Assignment
Filter the entries, keeping every line with the word "POINTER".

(Data excerpts)

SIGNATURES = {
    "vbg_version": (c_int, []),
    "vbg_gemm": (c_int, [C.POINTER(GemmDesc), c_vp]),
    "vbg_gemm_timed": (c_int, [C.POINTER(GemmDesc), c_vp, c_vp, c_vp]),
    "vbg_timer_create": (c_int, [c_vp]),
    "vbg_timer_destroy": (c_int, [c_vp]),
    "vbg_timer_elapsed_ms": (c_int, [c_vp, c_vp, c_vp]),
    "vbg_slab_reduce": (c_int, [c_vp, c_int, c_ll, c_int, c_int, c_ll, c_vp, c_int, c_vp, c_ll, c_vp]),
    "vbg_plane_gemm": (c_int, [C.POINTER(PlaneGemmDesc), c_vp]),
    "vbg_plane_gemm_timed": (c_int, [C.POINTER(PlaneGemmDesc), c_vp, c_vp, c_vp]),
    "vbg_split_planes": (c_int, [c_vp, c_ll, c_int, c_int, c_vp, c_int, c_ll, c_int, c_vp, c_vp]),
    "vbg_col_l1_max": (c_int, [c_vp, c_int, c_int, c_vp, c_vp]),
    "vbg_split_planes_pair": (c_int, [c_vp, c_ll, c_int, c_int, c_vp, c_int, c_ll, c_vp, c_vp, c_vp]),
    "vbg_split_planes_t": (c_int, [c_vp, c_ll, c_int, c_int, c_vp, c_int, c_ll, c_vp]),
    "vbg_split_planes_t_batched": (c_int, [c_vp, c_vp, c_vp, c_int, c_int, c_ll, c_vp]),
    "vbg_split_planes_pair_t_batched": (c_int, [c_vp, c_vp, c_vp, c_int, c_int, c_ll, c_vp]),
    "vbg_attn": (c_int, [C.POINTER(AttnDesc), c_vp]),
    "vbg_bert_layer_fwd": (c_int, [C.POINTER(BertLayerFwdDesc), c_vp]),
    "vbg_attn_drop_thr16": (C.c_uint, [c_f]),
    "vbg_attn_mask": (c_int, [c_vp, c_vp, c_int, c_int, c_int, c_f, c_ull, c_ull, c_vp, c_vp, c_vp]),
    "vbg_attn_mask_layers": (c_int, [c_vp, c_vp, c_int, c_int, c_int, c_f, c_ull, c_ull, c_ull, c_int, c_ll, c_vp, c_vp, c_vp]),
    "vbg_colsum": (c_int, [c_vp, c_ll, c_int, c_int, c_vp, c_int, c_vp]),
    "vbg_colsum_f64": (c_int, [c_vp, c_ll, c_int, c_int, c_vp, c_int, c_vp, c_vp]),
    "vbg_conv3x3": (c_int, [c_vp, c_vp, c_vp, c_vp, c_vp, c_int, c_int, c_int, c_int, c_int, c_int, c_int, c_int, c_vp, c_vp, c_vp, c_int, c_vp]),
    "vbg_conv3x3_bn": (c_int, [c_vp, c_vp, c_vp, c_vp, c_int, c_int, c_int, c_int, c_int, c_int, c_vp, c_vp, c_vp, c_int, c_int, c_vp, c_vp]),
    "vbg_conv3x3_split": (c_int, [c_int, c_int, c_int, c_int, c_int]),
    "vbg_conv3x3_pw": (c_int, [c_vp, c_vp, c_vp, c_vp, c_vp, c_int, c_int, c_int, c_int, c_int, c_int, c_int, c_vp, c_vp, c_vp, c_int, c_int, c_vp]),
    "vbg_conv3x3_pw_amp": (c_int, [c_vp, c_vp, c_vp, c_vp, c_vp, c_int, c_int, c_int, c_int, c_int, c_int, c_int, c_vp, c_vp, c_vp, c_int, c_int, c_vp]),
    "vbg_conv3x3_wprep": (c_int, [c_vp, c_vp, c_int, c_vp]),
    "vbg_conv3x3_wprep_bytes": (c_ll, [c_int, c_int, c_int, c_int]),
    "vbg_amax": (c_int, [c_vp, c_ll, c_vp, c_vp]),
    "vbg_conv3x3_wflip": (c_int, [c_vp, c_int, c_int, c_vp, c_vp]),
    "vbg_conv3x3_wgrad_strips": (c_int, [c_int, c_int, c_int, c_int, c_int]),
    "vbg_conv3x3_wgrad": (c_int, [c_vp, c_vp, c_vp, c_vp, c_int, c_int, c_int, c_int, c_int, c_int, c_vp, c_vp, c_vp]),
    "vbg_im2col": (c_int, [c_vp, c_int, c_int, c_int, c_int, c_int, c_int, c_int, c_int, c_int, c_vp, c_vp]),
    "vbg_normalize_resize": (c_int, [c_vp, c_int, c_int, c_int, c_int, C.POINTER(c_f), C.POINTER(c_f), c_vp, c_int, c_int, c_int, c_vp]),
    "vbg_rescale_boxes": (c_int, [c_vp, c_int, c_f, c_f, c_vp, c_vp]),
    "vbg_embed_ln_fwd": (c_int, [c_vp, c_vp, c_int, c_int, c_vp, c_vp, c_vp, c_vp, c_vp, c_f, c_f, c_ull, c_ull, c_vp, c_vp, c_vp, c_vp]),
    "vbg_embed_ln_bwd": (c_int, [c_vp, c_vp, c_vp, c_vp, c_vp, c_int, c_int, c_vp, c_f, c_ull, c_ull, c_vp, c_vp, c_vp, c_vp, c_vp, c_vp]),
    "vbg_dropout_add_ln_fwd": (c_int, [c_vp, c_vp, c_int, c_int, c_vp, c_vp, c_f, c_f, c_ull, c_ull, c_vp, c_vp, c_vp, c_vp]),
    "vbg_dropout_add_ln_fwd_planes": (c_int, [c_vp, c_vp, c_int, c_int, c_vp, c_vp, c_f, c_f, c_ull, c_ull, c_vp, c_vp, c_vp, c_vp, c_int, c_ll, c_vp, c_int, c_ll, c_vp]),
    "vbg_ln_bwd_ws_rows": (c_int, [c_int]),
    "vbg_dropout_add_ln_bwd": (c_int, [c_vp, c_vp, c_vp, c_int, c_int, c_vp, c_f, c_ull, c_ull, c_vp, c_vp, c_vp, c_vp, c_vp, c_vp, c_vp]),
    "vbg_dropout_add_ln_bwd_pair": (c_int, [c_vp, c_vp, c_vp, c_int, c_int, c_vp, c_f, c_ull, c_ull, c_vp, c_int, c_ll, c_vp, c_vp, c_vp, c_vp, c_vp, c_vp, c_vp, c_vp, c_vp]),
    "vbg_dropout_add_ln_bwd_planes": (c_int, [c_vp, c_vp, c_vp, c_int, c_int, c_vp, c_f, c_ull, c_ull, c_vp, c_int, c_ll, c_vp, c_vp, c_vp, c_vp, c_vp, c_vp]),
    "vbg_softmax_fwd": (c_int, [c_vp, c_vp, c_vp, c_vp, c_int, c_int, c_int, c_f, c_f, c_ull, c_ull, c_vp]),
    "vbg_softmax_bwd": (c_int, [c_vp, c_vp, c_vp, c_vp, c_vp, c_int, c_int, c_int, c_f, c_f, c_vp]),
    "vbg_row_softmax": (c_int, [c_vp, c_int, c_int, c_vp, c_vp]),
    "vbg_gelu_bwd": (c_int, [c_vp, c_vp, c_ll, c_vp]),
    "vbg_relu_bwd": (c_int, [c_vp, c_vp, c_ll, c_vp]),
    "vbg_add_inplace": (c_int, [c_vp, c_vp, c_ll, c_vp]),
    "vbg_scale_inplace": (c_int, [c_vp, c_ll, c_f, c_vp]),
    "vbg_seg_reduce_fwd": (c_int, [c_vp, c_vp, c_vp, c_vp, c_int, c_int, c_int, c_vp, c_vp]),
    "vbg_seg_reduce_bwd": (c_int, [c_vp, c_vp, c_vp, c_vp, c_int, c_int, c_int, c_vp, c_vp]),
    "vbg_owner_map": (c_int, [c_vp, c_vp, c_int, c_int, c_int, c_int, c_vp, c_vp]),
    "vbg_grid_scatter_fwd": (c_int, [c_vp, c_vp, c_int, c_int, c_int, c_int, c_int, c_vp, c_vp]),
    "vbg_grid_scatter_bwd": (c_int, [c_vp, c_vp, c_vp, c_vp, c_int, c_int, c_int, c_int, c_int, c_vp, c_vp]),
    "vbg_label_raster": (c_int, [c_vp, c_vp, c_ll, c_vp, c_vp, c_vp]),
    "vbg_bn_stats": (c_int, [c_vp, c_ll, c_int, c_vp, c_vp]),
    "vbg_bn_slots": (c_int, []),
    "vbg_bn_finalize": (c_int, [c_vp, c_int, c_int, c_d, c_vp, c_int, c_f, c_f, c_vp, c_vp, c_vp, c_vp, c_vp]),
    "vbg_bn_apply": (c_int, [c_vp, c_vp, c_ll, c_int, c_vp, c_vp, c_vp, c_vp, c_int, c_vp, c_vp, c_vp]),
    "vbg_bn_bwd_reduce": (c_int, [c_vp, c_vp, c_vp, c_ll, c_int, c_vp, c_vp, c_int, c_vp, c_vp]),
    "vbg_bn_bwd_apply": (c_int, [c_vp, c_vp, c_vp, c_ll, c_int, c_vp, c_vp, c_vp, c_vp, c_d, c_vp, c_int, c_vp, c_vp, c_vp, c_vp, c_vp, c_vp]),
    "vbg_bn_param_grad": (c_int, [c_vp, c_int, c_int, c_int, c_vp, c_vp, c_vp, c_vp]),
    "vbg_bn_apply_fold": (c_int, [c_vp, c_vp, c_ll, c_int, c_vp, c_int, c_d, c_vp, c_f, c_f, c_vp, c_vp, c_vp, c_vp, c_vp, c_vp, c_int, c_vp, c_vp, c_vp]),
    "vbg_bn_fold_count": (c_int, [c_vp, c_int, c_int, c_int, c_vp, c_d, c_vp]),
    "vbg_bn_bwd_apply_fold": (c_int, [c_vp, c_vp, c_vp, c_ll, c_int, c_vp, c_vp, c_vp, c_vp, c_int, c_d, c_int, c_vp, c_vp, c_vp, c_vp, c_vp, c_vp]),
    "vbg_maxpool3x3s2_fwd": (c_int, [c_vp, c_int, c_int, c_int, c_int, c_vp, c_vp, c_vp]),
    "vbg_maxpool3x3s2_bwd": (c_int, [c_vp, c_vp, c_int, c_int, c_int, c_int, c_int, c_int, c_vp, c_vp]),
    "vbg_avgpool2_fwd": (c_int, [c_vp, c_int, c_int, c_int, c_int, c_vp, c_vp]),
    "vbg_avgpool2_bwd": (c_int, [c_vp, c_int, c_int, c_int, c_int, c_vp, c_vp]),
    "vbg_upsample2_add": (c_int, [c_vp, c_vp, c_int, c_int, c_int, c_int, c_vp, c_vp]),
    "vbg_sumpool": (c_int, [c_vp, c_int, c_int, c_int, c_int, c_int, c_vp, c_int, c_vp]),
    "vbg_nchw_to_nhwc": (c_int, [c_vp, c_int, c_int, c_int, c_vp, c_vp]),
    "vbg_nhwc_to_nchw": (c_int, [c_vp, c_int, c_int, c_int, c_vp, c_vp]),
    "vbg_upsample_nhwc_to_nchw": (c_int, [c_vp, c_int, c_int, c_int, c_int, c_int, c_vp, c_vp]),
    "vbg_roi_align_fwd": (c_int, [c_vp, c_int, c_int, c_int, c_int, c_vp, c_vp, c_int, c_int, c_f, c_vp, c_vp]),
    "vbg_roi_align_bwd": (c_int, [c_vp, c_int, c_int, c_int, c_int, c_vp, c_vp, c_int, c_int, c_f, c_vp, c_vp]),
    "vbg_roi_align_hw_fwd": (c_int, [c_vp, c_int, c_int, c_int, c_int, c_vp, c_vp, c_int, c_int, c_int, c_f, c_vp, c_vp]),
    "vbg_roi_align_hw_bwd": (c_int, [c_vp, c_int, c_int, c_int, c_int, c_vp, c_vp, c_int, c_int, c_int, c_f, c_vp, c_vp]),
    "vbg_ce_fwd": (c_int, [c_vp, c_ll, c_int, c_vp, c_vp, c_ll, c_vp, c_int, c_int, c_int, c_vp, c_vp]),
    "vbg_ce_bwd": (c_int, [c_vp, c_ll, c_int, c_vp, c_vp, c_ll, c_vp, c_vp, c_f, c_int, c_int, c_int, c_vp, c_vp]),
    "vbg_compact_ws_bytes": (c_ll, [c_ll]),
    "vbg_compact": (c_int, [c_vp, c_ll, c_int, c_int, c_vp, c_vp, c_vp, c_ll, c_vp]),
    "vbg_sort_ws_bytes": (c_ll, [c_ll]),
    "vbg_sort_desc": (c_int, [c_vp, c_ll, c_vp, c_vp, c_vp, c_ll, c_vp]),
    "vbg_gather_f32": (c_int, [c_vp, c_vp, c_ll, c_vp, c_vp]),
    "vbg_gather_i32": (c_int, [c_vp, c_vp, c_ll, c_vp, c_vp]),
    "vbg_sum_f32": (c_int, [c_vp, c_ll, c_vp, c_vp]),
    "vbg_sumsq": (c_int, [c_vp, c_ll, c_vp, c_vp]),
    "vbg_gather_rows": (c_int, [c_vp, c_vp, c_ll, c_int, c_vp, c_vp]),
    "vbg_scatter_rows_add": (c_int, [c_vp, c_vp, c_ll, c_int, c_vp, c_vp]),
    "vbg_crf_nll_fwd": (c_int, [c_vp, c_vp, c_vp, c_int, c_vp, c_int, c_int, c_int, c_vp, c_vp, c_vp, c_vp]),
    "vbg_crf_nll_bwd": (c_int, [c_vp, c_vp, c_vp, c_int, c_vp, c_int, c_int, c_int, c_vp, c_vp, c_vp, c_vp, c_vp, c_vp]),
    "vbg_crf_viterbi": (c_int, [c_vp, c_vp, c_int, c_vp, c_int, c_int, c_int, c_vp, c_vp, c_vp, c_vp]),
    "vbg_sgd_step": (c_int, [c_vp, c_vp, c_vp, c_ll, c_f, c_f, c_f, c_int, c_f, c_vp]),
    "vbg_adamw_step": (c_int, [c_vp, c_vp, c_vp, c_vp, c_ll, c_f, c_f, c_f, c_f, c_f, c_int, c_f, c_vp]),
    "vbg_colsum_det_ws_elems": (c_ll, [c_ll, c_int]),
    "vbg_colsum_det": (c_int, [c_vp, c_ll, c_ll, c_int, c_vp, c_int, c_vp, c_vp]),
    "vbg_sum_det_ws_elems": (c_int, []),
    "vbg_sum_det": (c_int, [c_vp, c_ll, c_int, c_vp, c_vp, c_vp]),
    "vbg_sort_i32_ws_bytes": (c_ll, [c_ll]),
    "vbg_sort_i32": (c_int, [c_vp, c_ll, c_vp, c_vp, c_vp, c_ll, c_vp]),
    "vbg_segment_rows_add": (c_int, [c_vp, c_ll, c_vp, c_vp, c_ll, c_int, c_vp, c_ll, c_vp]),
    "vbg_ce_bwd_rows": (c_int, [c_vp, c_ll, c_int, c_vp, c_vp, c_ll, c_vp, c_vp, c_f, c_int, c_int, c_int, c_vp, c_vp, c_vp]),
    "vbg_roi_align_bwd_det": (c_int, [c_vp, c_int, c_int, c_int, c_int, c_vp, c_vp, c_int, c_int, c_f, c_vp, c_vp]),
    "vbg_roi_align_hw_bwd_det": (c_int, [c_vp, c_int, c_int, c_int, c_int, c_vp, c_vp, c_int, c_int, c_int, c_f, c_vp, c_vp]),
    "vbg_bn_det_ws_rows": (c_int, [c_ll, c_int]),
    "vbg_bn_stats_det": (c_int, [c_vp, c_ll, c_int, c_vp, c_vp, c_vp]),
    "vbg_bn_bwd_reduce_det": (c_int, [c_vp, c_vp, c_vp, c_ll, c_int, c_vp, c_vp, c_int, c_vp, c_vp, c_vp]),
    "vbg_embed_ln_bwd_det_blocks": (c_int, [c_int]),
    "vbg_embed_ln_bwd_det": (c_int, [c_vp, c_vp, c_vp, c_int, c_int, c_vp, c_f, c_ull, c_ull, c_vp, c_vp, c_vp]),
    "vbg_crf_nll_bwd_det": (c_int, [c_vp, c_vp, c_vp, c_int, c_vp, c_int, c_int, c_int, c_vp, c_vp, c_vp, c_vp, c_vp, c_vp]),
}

Answer box
    "vbg_gemm": (c_int, [C.POINTER(GemmDesc), c_vp]),
    "vbg_gemm_timed": (c_int, [C.POINTER(GemmDesc), c_vp, c_vp, c_vp]),
    "vbg_plane_gemm": (c_int, [C.POINTER(PlaneGemmDesc), c_vp]),
    "vbg_plane_gemm_timed": (c_int, [C.POINTER(PlaneGemmDesc), c_vp, c_vp, c_vp]),
    "vbg_attn": (c_int, [C.POINTER(AttnDesc), c_vp]),
    "vbg_bert_layer_fwd": (c_int, [C.POINTER(BertLayerFwdDesc), c_vp]),
    "vbg_normalize_resize": (c_int, [c_vp, c_int, c_int, c_int, c_int, C.POINTER(c_f), C.POINTER(c_f), c_vp, c_int, c_int, c_int, c_vp]),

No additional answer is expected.